Work order:
Your job with the data below is to output exactly the lines from the one holding "33u; bump(code, code" down to the one holding "int j = wv;", both included, and no others.
#####
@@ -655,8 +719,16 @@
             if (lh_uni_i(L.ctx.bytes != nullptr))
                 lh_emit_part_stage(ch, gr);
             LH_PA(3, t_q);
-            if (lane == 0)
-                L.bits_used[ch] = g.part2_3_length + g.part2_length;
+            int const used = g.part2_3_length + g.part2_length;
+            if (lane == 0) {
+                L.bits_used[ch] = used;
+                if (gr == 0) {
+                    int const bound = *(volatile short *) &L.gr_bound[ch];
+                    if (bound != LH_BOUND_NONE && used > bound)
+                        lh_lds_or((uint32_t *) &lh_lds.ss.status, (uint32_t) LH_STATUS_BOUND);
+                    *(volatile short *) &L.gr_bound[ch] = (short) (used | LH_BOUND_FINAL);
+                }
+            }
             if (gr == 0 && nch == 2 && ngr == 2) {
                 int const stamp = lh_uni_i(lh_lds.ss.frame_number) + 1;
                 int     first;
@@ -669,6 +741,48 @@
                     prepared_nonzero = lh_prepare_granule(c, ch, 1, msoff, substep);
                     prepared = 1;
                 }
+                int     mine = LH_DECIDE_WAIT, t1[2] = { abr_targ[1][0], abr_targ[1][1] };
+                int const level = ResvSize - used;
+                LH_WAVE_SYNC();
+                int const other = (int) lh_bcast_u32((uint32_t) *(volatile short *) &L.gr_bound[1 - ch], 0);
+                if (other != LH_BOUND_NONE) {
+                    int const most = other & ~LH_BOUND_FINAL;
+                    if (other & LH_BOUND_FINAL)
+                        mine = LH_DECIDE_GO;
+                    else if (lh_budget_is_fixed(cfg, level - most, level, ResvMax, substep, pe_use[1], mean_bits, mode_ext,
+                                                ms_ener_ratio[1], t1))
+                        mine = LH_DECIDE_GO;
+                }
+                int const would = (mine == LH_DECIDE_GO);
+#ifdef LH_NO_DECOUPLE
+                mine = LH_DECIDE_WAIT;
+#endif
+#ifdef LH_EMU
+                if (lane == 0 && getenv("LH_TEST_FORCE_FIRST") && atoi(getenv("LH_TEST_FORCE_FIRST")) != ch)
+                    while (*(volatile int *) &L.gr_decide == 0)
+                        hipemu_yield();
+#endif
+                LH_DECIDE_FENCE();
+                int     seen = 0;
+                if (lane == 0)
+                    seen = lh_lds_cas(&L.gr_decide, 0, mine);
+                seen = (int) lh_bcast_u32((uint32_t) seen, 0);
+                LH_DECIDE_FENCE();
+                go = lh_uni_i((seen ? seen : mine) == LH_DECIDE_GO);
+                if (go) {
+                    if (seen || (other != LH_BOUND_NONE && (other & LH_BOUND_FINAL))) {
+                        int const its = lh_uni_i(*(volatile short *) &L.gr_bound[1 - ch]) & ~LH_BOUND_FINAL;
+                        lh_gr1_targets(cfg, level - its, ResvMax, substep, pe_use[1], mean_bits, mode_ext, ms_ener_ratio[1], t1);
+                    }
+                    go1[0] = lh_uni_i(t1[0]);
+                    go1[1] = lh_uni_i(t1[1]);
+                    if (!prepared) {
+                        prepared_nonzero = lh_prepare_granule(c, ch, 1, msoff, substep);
#####
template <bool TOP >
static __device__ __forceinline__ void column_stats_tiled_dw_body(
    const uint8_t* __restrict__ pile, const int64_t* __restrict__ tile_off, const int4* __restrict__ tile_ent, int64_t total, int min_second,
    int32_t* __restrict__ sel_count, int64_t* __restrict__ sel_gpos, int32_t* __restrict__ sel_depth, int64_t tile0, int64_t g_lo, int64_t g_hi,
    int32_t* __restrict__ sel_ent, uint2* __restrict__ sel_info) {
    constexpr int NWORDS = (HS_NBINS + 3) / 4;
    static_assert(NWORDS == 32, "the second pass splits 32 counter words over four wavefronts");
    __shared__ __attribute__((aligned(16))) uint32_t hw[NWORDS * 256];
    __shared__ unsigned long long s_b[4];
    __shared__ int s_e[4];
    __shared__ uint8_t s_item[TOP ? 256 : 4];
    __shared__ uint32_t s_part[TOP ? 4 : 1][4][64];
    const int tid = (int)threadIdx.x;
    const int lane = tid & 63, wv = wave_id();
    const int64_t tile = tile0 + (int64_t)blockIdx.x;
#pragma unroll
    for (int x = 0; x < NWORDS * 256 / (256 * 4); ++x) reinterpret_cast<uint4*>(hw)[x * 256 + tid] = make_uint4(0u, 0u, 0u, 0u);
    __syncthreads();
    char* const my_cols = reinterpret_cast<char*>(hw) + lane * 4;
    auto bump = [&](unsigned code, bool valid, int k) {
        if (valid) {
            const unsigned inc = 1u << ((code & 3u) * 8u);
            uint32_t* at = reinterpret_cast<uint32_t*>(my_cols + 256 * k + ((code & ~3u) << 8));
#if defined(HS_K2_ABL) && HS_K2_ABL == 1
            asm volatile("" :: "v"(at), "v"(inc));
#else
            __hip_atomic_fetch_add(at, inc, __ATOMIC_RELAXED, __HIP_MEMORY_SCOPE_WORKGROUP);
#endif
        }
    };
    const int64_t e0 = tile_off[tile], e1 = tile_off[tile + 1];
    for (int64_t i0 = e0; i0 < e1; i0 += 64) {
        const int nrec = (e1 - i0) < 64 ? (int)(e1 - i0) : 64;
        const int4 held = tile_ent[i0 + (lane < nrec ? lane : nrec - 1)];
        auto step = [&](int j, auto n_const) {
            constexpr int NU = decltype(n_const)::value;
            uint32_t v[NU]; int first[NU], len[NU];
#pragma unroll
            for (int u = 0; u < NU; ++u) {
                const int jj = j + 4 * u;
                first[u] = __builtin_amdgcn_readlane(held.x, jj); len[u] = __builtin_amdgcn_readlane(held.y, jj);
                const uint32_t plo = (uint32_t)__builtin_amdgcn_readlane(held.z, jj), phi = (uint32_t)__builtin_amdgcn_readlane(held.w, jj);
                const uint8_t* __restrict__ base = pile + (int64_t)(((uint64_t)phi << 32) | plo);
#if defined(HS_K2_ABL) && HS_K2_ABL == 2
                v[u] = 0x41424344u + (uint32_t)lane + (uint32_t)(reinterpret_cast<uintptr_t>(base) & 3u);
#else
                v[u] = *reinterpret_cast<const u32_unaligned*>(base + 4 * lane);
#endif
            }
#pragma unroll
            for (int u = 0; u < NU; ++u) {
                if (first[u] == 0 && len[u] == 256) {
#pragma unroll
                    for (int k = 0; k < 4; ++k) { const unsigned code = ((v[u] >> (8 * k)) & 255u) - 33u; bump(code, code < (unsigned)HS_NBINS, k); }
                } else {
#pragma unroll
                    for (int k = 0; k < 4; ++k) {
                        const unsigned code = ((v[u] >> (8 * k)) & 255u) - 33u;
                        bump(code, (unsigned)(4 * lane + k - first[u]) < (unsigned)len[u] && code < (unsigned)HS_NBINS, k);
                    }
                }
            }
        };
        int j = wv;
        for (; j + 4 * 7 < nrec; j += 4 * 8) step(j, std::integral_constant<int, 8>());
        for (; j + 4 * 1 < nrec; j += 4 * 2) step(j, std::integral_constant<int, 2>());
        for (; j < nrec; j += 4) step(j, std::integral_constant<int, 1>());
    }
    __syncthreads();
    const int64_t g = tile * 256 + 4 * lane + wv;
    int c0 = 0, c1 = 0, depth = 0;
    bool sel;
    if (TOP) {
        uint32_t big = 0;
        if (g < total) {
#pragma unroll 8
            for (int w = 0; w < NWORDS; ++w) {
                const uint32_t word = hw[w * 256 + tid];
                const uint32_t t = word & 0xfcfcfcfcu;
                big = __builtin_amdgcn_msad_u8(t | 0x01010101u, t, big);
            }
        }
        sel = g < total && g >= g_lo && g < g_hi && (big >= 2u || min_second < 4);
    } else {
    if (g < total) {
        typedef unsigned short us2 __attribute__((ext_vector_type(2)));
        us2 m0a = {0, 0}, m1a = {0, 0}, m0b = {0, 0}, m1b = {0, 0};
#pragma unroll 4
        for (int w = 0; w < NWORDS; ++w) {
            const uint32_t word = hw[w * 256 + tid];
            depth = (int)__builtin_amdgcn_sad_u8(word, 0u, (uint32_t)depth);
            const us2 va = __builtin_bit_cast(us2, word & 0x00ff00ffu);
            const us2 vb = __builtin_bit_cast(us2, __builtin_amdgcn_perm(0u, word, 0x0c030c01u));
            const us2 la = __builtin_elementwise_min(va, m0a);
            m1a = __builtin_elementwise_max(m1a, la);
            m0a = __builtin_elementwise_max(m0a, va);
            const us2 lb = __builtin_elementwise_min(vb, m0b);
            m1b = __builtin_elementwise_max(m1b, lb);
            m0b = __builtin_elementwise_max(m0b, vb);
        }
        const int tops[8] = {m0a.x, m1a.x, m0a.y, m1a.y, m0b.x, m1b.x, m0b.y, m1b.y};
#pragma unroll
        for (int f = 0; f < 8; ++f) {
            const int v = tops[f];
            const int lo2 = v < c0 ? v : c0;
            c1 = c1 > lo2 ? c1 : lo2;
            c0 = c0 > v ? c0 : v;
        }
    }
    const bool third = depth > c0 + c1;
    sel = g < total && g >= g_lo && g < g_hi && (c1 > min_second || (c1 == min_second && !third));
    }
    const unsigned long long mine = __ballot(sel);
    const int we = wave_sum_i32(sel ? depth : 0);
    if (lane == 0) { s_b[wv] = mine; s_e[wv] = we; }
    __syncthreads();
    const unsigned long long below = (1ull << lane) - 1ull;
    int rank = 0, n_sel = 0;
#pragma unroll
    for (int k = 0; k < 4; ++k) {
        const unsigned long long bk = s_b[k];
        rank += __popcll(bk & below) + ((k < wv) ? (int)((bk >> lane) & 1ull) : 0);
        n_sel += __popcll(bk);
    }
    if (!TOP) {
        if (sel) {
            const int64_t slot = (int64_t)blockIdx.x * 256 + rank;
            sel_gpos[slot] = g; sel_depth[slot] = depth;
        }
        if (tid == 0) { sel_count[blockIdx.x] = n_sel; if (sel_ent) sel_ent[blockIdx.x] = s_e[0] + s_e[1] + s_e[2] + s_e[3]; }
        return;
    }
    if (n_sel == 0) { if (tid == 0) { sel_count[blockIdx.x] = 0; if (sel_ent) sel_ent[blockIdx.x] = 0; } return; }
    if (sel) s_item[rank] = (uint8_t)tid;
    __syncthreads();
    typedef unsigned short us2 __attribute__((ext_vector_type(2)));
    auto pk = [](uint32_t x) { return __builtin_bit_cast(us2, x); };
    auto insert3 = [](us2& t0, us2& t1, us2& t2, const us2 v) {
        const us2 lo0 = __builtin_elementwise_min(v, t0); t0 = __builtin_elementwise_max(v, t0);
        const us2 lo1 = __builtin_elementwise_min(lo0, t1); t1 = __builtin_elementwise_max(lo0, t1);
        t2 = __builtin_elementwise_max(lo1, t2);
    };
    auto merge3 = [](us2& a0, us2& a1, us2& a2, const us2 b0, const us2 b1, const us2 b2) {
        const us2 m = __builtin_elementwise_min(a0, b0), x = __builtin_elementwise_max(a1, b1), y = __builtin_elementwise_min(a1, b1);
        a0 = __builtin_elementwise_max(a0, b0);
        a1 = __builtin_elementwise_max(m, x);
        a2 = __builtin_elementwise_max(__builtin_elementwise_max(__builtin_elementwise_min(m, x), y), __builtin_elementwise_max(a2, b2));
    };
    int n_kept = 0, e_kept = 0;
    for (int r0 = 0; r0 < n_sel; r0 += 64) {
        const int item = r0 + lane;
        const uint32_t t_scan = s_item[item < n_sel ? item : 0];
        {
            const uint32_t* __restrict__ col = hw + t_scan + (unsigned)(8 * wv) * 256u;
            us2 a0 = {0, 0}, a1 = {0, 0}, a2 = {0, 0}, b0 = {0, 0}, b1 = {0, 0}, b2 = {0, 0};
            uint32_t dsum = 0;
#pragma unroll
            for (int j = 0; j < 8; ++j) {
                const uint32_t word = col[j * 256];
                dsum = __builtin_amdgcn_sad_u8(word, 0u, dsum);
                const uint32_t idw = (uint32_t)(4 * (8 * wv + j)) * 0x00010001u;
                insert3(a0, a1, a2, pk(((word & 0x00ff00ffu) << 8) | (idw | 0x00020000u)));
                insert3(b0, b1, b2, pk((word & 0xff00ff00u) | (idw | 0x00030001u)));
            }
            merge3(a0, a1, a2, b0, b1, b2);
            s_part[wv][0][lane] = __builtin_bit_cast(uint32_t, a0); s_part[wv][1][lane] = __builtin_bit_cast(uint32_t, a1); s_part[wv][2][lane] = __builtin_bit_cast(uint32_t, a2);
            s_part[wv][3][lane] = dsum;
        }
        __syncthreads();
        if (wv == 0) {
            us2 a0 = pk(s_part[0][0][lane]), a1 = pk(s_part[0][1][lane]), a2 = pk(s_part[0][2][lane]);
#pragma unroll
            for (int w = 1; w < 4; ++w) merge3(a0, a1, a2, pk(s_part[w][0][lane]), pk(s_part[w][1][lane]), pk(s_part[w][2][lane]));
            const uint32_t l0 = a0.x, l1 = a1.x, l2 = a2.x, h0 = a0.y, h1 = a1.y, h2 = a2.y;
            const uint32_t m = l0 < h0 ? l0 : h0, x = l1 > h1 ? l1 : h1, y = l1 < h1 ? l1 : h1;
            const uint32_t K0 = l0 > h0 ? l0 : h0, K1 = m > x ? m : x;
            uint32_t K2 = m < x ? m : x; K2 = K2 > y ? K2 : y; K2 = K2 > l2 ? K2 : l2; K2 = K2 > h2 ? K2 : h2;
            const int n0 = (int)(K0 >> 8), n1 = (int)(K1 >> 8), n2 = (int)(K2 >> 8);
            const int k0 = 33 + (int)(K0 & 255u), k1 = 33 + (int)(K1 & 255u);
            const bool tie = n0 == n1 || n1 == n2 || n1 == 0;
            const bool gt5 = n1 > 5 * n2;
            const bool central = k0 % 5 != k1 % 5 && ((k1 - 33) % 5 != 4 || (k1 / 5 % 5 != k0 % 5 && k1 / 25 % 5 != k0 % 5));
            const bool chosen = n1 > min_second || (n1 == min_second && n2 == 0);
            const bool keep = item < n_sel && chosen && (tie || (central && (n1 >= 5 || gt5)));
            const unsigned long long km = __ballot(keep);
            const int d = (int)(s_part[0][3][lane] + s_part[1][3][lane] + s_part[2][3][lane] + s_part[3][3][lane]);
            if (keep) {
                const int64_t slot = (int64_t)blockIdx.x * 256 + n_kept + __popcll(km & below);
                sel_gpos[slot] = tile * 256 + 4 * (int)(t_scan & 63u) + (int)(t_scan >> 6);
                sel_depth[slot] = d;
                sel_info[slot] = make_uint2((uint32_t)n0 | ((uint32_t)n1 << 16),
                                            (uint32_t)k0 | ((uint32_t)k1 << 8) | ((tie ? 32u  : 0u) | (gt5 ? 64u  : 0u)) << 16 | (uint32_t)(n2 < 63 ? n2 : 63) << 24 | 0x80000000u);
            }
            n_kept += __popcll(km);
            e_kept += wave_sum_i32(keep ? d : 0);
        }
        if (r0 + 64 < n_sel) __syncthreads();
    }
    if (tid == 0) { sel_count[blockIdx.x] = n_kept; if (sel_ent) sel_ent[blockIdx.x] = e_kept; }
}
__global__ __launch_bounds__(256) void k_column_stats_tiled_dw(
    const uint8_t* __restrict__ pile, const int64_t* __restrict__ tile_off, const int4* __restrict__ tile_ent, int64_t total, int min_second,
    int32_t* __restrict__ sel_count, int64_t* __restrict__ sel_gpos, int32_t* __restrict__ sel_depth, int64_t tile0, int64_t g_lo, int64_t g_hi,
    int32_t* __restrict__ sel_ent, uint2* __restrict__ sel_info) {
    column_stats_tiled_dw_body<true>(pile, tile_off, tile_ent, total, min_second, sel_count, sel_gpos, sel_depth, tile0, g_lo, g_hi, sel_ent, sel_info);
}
#####
Output:
                    for (int k = 0; k < 4; ++k) { const unsigned code = ((v[u] >> (8 * k)) & 255u) - 33u; bump(code, code < (unsigned)HS_NBINS, k); }
                } else {
#pragma unroll
                    for (int k = 0; k < 4; ++k) {
                        const unsigned code = ((v[u] >> (8 * k)) & 255u) - 33u;
                        bump(code, (unsigned)(4 * lane + k - first[u]) < (unsigned)len[u] && code < (unsigned)HS_NBINS, k);
                    }
                }
            }
        };
        int j = wv;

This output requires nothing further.